The sampling methodology used in this study was nonrandom and thus caution is appropriate in extrapolating results to the general population; nevertheless, both private and public schools from different socioeconomic strata were included and the sample size was large enough to be generally representative of Colombian schoolchildren from Bogotá. Although the tests applied provided information about various skills (linguistic, perceptual, and visual–motor), as well as attention and memory components, they were administered to groups. Individual, more thorough tests could be helpful for obtaining a more precise evaluation of each child and for providing additional insight into the relationships among ADHD, learning difficulties, and behavioral problems.

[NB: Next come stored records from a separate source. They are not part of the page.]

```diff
                 dirty |= mask | heads;
                 stale = (stale | mask) & ~heads;
                 mask = heads;
-                uint32_t ta[2] = {tmpl[2u * k1], tmpl[2u * k1 + 1u]}, tb[2] = {tmpl[2u * k2], tmpl[2u * k2 + 1u]};
-                const uint32_t hx1 = (NIB_EMPTY ^ NIB_P1_HEAD) << hsh[0], hx2 = (NIB_EMPTY ^ NIB_P2_HEAD) << hsh[1];
-                const uint32_t d1 = (h1 >> 3) & 1u, d2 = (h2 >> 3) & 1u;
-                const bool same = k1 == k2;
-#pragma unroll
-                for (uint32_t d = 0; d < 2u; ++d) {
-                    const uint32_t y1 = d1 == d ? hx1 : 0u, y2 = d2 == d ? hx2 : 0u;
-                    ta[d] ^= y1 ^ (same ? y2 : 0u);
-                    tb[d] ^= y2 ^ (same ? y1 : 0u);
-                }
+                const uint32_t ta[2] = {tmpl[2u * k1], tmpl[2u * k1 + 1u]}, tb[2] = {tmpl[2u * k2], tmpl[2u * k2 + 1u]};
                 board[2u * k1] = ta[0];
                 board[2u * k1 + 1u] = ta[1];
                 board[2u * k2] = tb[0];
                 board[2u * k2 + 1u] = tb[1];
+                lds_set_nibble(hdw[0], hsh[0], NIB_P1_HEAD);
+                lds_set_nibble(hdw[1], hsh[1], NIB_P2_HEAD);
                 rs.y += 1u;
                 nres += 1u;
                 rs.z = sring[(rs.y & (2u * ROLL_R - 1u)) * WAVE + lane];
@@ -1271,6 +1262,9 @@
             ab.y >>= 8;
             ROLL_STAMP(3);
         }
+        };
+        if (nonrev) block_steps(std::true_type{});
+        else block_steps(std::false_type{});
     }
 
     ROLL_STAMP_LAUNCH(1);
@@ -1339,10 +1333,7 @@
         }
         ROLL_STAMP_LAUNCH(2);
         if (mine && st_dirty) {
-            const uint32_t q0 = (uint32_t)cell[0] / (uint32_t)S, q1 = (uint32_t)cell[1] / (uint32_t)S;
-            const int r[2] = {(int)q0 - 1, (int)q1 - 1};
-            const int c[2] = {cell[0] - (int)q0 * S - 1, cell[1] - (int)q1 * S - 1};
-            P.st4[env] = make_uint4(pack_pos(r[0], c[0], r[1], c[1]), pack_meta(alive, done, winner, (int)last[0] - 1, (int)last[1] - 1), eplen, tick);
+            P.st4[env] = make_uint4(cells_pos(S, cell[0], cell[1]), pack_meta(alive, done, winner, (int)last[0] - 1, (int)last[1] - 1), eplen, tick);
         }
         if (mine) emask[env] = mask;
         if (mine && nres) {
@@ -1354,6 +1345,7 @@
                 else rs.w = pack_envp(ng.w0, ng.w1, ng.degree);
             }
             rs.x = envp;
+            rs.z = cells_pos(S, (int)(rs.z & 0xFFFFu), (int)(rs.z >> 16));
             P.rs4[env] = rs;
         }
     }
```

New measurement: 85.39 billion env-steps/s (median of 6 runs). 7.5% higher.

The value of these findings lies in the additional quantitative evidence they provide for a relationship between ADHD and LD, particularly regarding detailed aspects such as verbal reasoning, visual–auditory memory, and VMI in a previously unstudied population. They make clear the importance of identifying the dysfunctional components of ADHD subtypes in designing successful treatment strategies and in reducing academic and social costs.
Footnotes
Appendix
ADHD Checklist Based on DSM-IV
| Inattention 1. Does not pay attention to details and makes careless errors doing tasks 2. Has difficulties paying attention to tasks and games 3. Appears not to listen to what he or she is told 4. Does not follow instructions or does not finish tasks in school or chores at home in spite of understanding them 5. Has difficulties in organizing activities 6. Avoids doing tasks or things that require effort 7. Loses his or her school supplies or the things necessary for carrying out his or her activities 8. Easily distracted by irrelevant stimuli 9.Forgetful of daily activities Hyperactivity-impulsivity 10. Restless, moving hands and feet when seated 11. Gets up in class or in other situations when he or she should remain seated 12. Runs around and climbs in inappropriate situations 13. Experiences difficulties in relaxing or playing games that require being still 14. Always moving, as if there’s an internal motor always running 15.Talks too much 16. Answers or acts without having processed the questions 17. Experiences difficulties waiting in lines or waiting for a turn when playing games 18.Interrupts others’ conversations or games Total score: ______________ |
Note: Each symptom was scored from 0 to 3 (0 = never, 1 = sometimes, 2 = often, 3 = almost always).
The authors declared no potential conflicts of interests with respect to the authorship and/or publication of this article.
The authors received no financial support for the research and/or authorship of this article.